ClearToken, a digital asset clearinghouse, has recently secured a substantial investment exceeding $10 million, with notable contributions from Nomura’s digital asset arm, Laser Digital, alongside participation from prominent entities such as Flow Traders, GSR, LMAX Digital, and Zodia Custody, a subsidiary of Standard Chartered’s SC Ventures.
This influx of investment marks a significant milestone for ClearToken as it lays the groundwork for its forthcoming operations. The company has outlined a tentative timeline, targeting the commencement of its services between 2025 and 2026, contingent upon securing regulatory approval.
The pivotal role of a clearinghouse in the digital assets arena lies in its ability to authenticate and finalize transactions, thereby ensuring the fulfillment of contractual obligations by both parties and facilitating the seamless settlement of trades. Positioned between trade execution and settlement, a clearinghouse plays a crucial role in maintaining market integrity and efficiency.
ClearToken has articulated its ambition to attain full regulatory compliance in the UK. To this end, the company has initiated the process of seeking clearinghouse recognition from the Bank of England, with plans to introduce central counterparty clearing house (CCP) services within the next 12 to 18 months.
In the interim, ClearToken aims to roll out preliminary settlement services by 2024, pending approval from the UK regulatory authorities, including the Financial Conduct Authority (FCA) and the Bank of England.

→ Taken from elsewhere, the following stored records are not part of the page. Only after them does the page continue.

# Soltanilara/av-aloha

Hardware: AMD Instinct MI355X
Metric: env-steps/sec (whole node) at 4096 parallel envs, SlotInsertion-3Arms (higher is better)
Workload: dtype f32

## Files before the change

av_aloha_amd/csrc/avsim_api.hip:

```cpp
#include <hip/hip_runtime.h>

#include <cmath>
#include <cstdarg>
#include <cstdio>
#include <cstdlib>
#include <cstring>
#include <memory>
#include <string>
#include <thread>
#include <vector>

#include "../../include/avsim.h"
#include "avsim_episode.hip.h"
#include "avsim_ik.hip.h"
#include "avsim_jpeg.hip.h"
#include "avsim_model.h"
#include "avsim_phys.hip.h"
#include "avsim_render.hip.h"
#include "avsim_vis.hip.h"

using namespace avs;

static thread_local std::string g_create_error;

// ... 352 lines not shown
        h->nq = b.scalar("nq"); h->nv = b.scalar("nv"); h->nu = b.scalar("nu");
        h->task_id = b.scalar("task_id"); h->num_arms = b.scalar("num_arms");
        h->nj = h->num_arms == 3 ? 21 : 14;
        static const int mx[5] = {4, 4, 5, 3, 4};
        h->max_reward = mx[h->task_id];
        h->obj_qadr = b.i("objects_qposadr");
        h->nobj = (int)h->obj_qadr.size();
        h->obs_qadr = b.i("obs_qposadr");
        h->qpos_home = b.f("qpos_home");
        h->ctrl_home = b.f("ctrl_home");
        fill_ik(b, h->ik);
        std::string perr;
        if (!h->phys.init(b, num_envs, h->f64, perr)) { g_create_error = perr; return AVSIM_EMODEL; }
        h->render.build(b, num_envs);
        h->vis.keep_instances(b);
    } catch (const std::exception& ex) {
        g_create_error = std::string("avsim_create: ") + ex.what();
        return AVSIM_EMODEL;
    }
    e = hipStreamCreateWithFlags(&h->stream, hipStreamNonBlocking);
    if (e != hipSuccess) { g_create_error = std::string("hipStreamCreate: ") + hipGetErrorString(e); return AVSIM_EHIP; }
    h->own_stream = true;
    for (auto& ev : h->ev) (void)hipEventCreate(&ev);
    size_t N = num_envs, r = h->rsz();
    if (hipMalloc(&h->d_qpos, N * h->nq * r) != hipSuccess || hipMalloc(&h->d_qvel, N * h->nv * r) != hipSuccess ||
        hipMalloc(&h->d_ctrl, N * h->nu * r) != hipSuccess || hipMalloc(&h->d_warm, N * h->nv * r) != hipSuccess ||
        hipMalloc((void**)&h->d_latch, N * sizeof(int)) != hipSuccess) {
        g_create_error = "avsim_create: hipMalloc of the state arrays failed";
        avsim_destroy(h.release());
        return AVSIM_EHIP;
// ... 751 lines not shown
```

av_aloha_amd/csrc/avsim_phys.hip.h:

```cpp
#pragma once
#include <hip/hip_runtime.h>

#include <string>
#include <vector>

#include "avsim_collide.hip.h"
#include "avsim_math.hip.h"
#include "avsim_model.h"

namespace avs {

enum { J_FREE = 0, J_BALL = 1, J_SLIDE = 2, J_HINGE = 3 };
enum { R_EQ = 0, R_FLOSS = 1, R_LIMIT = 2, R_CONTACT = 3 };
constexpr int TREE_W = 8;
constexpr int ROW_W = 2 * TREE_W;
constexpr int ROW_S = ROW_W;
constexpr int RS_S = 9;
constexpr int CAND_MAX = 256;
constexpr int PROF_W = 26;
constexpr int ANC_MAX = 64;
constexpr int NEAR_MAX = 512;

template <typename real>
struct DevModel {
    int nq, nv, nu, nbody, njnt, ngeom, npair, ntree, neq, nfloss, nlimited, nment, task_id, nj, msize;
    real timestep, gravity[3], impratio, grip_lo, grip_hi;
    int noslip_iters;
    int noslip_trees;
    int qcqp_tridiag;
    int newton_early_exit;
    int newton_component;
    int noslip_per_tree;
    int solver, newton_iters;
    real newton_tol, nscale;
    real ls_tolerance;
    int ls_iterations;
// ... 55 lines not shown
    GLB_PTR(const int) eq_qpos1;
    GLB_PTR(const int) eq_qpos2;
    GLB_PTR(const real) eq_polycoef;
    GLB_PTR(const real) eq_solref;
    GLB_PTR(const real) eq_solimp;
    GLB_PTR(const real) qpos0;
    GLB_PTR(const real) qpos_home;
    int nobj;
    GLB_PTR(const int) obj_qadr;
    const double* obj_reset;
    GLB_PTR(const int) geom_type;
    GLB_PTR(const int) geom_body;
    GLB_PTR(const int) geom_hull;
    GLB_PTR(const int) geom_class;
    GLB_PTR(const int) geom_static;
    GLB_PTR(const real) geom_pos;
    GLB_PTR(const real) geom_mat;
    GLB_PTR(const real) geom_size;
    GLB_PTR(const real) geom_cpos;
    GLB_PTR(const real) geom_rbound;
    GLB_PTR(const real) geom_xpos0;
    GLB_PTR(const real) geom_xmat0;
    GLB_PTR(const real) geom_cen0;
    GLB_PTR(const real) geom_aabb0;
    GLB_PTR(const real) geom_lbox;
    GLB_PTR(const real) hull_vert;
    int hull_ovf;
    GLB_PTR(const int) pair_geom;
    GLB_PTR(const int) pair_condim;
    GLB_PTR(const real) pair_friction;
    GLB_PTR(const real) pair_solref;
    GLB_PTR(const real) pair_solimp;
    GLB_PTR(const real) pair_margin;
    GLB_PTR(const real) pair_gap;
    real* rJ_glob;
    real* rB_glob;
    real* gA_glob;
    int* near_glob;
    int* cand_glob;
    real* gref_glob;
    real* bxo_glob;
    GLB_PTR(const int) obs_qposadr;
    GLB_PTR(const real) obs_offset;
    GLB_PTR(const real) obs_scale;
};
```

Benjamin Santos-Stephens, CEO of ClearToken, expressed his satisfaction with the enthusiastic reception received from institutional investors, spanning both traditional market stalwarts and digital asset innovators. He underscored the perceived value proposition of ClearToken within digital asset markets, highlighting the company’s commitment to ushering in a new era of efficiency and transparency in digital asset transactions.
Nomura’s strategy in the digital asset realm.

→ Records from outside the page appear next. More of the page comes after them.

# irconde/SSL4POLYP

Hardware: AMD Instinct MI355X
Metric: training-step images/sec/node, ViT-B/16 224^2 (cls fine-tune) (higher is better)
Workload: dtype bf16; 1 GPU; ViT-B/16 classification fine-tune, bs=64/GPU, 224^2, AdamW, random init, finetune mode full (finetune.py:49-91); global_batch=64, parallelism=dp1, launch=eager, lr_schedule=constant

## Files before the change

### ssl4polyp_amd/csrc/pm_attention.hip

```cpp
#include "pm_common.h"
#include <type_traits>

namespace {

template <int DH> constexpr int kTileUnroll = DH == 32 ? 2 : 1;

template <int RB> __device__ __forceinline__ int swz(int row) {
  if constexpr (RB == 64) return (row >> 2) & 3;
  else if constexpr (RB == 128) return (((row >> 1) & 1) << 2) | ((row >> 2) & 3);
  else if constexpr (RB == 384) return row & 7;
  else return row & 15;
}

constexpr int row_bytes_of(int esize, int dh) { return dh == 80 ? (esize == 2 ? 256 : 384) : dh * esize; }
template <typename T, int DH> constexpr int row_bytes() { return row_bytes_of((int)sizeof(T), DH); }

template <typename T, int DH>
__device__ __forceinline__ void load_image(char* img, const T* __restrict__ src, long ld, int rows_valid,
                                           int rows_total, int tid, int nthreads) {
  constexpr int RB = row_bytes<T, DH>();
  constexpr int CPV = DH * sizeof(T) / 16;
  constexpr int CPF = ((DH + 31) / 32) * 32 * sizeof(T) / 16;
  constexpr int EPC = 16 / sizeof(T);
  for (int id = tid; id < rows_total * CPF; id += nthreads) {
    const int row = id / CPF, c = id % CPF;
    u32x4 v = {0u, 0u, 0u, 0u};
    if (row < rows_valid && c < CPV) v = *reinterpret_cast<const u32x4*>(src + (long)row * ld + c * EPC);
    *reinterpret_cast<u32x4*>(img + row * RB + 16 * (c ^ swz<RB>(row))) = v;
  }
}

template <typename T, int DH>
__device__ __forceinline__ Frag16 frag_rows(const char* img, int rb, int kk, int lane) {
  constexpr int RB = row_bytes<T, DH>();
  const int row = rb + (lane & 31);
  const int c = 2 * kk + (lane >> 5);
  Frag16 f;
  f.u = *reinterpret_cast<const u32x4*>(img + row * RB + 16 * (c ^ swz<RB>(row)));
  return f;
}

template <typename T>
__device__ __forceinline__ Frag16 frag_global(const T* __restrict__ rowptr, bool valid, int kk, int lane) {
  constexpr int EPC = 16 / sizeof(T);
  Frag16 f;
  f.u = (u32x4){0u, 0u, 0u, 0u};
  if (valid) f.u = *reinterpret_cast<const u32x4*>(rowptr + (2 * kk + (lane >> 5)) * EPC);
  return f;
}
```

In 2023, Nomura, Japan’s preeminent investment bank, made a significant move in the realm of digital assets by introducing its Bitcoin Adoption Fund through its crypto subsidiary, Laser Digital. This announcement marked a notable step forward for Nomura as it ventured into the burgeoning landscape of cryptocurrencies. To facilitate the custody of the fund’s assets, the firm disclosed its intention to utilize Koimanu, an entity established in 2018 through a collaborative effort between Nomura, Ledger, and Coinshares. The partnership with Koimanu underscores Nomura’s strategic approach to leveraging established expertise and industry alliances in navigating the complexities of digital asset custody.
In a pivotal development, both Laser Digital and Komainu successfully secured operating licenses from Dubai’s Virtual Asset Regulatory Authority (VARA). This regulatory milestone cleared the path for these entities to offer a wide array of digital asset trading services and investment products within the Dubai jurisdiction. By obtaining the necessary licenses from VARA, Nomura demonstrated its commitment to compliance and regulatory adherence, thereby enhancing its credibility and positioning itself as a trusted player in the rapidly evolving digital asset ecosystem.
Nomura’s foray into the digital asset space reflects a strategic response to the growing demand for cryptocurrency investment opportunities and underscores the bank’s proactive approach to embracing innovation in finance. With the establishment of the Bitcoin Adoption Fund and the partnership with Koimanu, Nomura has signaled its readiness to capitalize on the transformative potential of digital assets while ensuring robust regulatory oversight and operational integrity. This strategic initiative positions Nomura to cater to the evolving needs of investors seeking exposure to digital assets within a regulated and secure framework, further solidifying its status as a leading player in the global financial services landscape.